Dataset entries
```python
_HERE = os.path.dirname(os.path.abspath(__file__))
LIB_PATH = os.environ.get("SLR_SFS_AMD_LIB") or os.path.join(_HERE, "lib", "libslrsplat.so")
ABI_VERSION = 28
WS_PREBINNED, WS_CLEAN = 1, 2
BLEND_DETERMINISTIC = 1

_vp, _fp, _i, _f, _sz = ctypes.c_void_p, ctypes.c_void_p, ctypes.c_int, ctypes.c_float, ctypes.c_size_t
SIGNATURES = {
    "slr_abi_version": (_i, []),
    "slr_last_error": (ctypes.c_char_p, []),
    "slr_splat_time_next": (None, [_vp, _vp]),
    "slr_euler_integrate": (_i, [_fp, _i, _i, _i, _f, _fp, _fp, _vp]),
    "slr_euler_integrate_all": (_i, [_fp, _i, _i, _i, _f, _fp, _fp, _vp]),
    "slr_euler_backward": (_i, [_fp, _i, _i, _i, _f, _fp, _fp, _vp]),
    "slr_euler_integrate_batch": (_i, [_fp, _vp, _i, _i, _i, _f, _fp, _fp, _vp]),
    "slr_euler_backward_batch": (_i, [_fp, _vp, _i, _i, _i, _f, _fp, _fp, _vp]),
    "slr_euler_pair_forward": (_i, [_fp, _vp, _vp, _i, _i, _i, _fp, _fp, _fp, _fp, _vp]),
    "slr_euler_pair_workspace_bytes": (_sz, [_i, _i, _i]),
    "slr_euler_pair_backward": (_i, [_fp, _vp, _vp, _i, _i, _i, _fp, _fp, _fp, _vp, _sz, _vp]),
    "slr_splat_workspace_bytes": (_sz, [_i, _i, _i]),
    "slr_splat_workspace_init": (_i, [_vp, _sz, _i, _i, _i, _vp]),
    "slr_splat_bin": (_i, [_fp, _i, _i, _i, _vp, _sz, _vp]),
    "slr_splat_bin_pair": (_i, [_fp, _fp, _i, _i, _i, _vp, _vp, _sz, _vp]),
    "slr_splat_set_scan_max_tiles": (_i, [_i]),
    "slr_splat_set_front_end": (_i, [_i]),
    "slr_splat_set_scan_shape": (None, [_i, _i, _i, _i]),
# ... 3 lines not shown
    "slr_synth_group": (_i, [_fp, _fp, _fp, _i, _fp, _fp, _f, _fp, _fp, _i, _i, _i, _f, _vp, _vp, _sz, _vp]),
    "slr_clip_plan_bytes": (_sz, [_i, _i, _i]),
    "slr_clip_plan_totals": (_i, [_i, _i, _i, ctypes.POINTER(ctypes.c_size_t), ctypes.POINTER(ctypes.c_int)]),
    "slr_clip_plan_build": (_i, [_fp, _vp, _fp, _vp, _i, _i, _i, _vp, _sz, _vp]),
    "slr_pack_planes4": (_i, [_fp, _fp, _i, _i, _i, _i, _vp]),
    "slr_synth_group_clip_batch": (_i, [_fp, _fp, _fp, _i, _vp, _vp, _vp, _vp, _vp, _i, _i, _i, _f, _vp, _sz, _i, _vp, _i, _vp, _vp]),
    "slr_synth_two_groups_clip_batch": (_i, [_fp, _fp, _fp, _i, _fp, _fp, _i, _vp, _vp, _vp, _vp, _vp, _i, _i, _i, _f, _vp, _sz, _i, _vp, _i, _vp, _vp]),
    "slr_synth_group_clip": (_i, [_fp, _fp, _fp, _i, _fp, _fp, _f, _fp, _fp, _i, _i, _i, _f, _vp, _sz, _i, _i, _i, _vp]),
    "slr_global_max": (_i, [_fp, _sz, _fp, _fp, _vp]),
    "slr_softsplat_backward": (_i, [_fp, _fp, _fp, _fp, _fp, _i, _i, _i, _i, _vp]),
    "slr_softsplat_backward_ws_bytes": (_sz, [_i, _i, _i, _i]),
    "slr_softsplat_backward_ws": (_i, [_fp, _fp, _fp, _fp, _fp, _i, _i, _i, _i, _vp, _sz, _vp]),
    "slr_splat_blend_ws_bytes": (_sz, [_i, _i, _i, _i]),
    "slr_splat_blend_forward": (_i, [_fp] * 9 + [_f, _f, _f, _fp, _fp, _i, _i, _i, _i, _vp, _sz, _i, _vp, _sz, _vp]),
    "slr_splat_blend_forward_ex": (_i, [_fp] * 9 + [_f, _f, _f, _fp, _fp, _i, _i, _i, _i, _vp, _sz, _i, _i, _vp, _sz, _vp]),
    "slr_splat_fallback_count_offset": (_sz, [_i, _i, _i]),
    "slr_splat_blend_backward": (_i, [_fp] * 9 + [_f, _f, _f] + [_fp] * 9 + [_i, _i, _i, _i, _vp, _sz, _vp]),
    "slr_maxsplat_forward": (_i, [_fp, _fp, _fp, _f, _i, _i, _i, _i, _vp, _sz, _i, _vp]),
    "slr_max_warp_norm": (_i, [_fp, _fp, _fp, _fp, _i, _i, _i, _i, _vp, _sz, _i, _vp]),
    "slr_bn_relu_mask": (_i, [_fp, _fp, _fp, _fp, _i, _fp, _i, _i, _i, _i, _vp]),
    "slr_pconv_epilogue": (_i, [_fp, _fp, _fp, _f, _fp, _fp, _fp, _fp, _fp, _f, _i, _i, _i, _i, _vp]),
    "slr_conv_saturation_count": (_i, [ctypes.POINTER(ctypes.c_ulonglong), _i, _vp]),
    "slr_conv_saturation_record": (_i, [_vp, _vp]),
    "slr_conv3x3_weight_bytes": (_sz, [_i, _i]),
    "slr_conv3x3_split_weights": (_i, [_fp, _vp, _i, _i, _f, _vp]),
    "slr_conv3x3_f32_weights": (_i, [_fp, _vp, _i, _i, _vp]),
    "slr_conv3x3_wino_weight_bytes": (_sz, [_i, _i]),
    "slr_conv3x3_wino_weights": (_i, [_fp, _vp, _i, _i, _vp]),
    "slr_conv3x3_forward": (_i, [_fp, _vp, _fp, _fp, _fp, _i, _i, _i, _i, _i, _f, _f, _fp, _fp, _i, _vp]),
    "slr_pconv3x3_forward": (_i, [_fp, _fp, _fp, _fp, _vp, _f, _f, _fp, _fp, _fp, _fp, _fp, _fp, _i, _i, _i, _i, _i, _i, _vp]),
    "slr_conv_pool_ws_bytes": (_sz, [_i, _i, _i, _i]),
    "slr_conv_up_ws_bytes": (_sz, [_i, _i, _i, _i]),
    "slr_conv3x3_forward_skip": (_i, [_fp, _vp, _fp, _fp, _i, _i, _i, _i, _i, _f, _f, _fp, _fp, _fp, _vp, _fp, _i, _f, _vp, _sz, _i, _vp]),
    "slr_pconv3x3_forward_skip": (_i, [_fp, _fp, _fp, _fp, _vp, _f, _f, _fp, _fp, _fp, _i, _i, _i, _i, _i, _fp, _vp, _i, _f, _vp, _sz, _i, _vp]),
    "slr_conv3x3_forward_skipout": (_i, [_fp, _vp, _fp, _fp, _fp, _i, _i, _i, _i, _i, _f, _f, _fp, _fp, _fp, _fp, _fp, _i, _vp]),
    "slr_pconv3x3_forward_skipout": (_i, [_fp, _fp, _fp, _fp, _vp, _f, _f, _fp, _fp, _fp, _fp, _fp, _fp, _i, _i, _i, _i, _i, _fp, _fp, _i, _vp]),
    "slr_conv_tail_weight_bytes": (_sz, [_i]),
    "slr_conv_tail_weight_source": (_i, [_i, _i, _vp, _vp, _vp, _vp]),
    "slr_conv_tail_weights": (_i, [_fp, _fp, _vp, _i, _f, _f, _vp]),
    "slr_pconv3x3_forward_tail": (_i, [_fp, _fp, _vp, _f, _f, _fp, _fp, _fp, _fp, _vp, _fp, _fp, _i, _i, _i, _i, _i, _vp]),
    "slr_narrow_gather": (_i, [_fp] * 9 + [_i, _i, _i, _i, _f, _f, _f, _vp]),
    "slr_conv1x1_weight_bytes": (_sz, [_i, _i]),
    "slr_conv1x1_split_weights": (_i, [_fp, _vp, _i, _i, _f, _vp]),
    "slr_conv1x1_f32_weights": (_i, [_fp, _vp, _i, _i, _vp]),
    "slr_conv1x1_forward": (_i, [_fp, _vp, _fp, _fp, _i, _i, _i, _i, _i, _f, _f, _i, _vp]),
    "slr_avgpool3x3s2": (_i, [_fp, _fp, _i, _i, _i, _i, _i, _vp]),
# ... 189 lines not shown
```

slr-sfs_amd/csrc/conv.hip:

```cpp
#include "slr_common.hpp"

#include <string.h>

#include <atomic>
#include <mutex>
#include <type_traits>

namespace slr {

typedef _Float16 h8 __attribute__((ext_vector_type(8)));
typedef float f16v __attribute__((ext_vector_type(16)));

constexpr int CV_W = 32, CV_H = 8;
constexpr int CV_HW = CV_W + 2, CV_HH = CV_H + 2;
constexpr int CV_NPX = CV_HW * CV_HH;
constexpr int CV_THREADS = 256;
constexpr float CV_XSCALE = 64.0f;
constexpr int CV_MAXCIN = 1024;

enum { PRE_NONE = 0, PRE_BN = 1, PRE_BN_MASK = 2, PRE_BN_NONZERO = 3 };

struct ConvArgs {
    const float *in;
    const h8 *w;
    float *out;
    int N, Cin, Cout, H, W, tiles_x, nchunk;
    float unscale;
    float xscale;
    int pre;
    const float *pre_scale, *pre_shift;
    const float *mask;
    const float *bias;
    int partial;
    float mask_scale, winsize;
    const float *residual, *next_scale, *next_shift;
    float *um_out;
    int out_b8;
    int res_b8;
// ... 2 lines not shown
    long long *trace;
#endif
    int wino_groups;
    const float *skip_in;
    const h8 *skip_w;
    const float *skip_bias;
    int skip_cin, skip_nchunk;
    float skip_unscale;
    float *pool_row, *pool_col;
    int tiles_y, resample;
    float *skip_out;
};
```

=== WHAT THE EXERCISE ASKS ===
Copy whichever lines above contain the string "shown".

=== OUTPUT OF THE EXERCISE ===
# ... 3 lines not shown
# ... 189 lines not shown
// ... 2 lines not shown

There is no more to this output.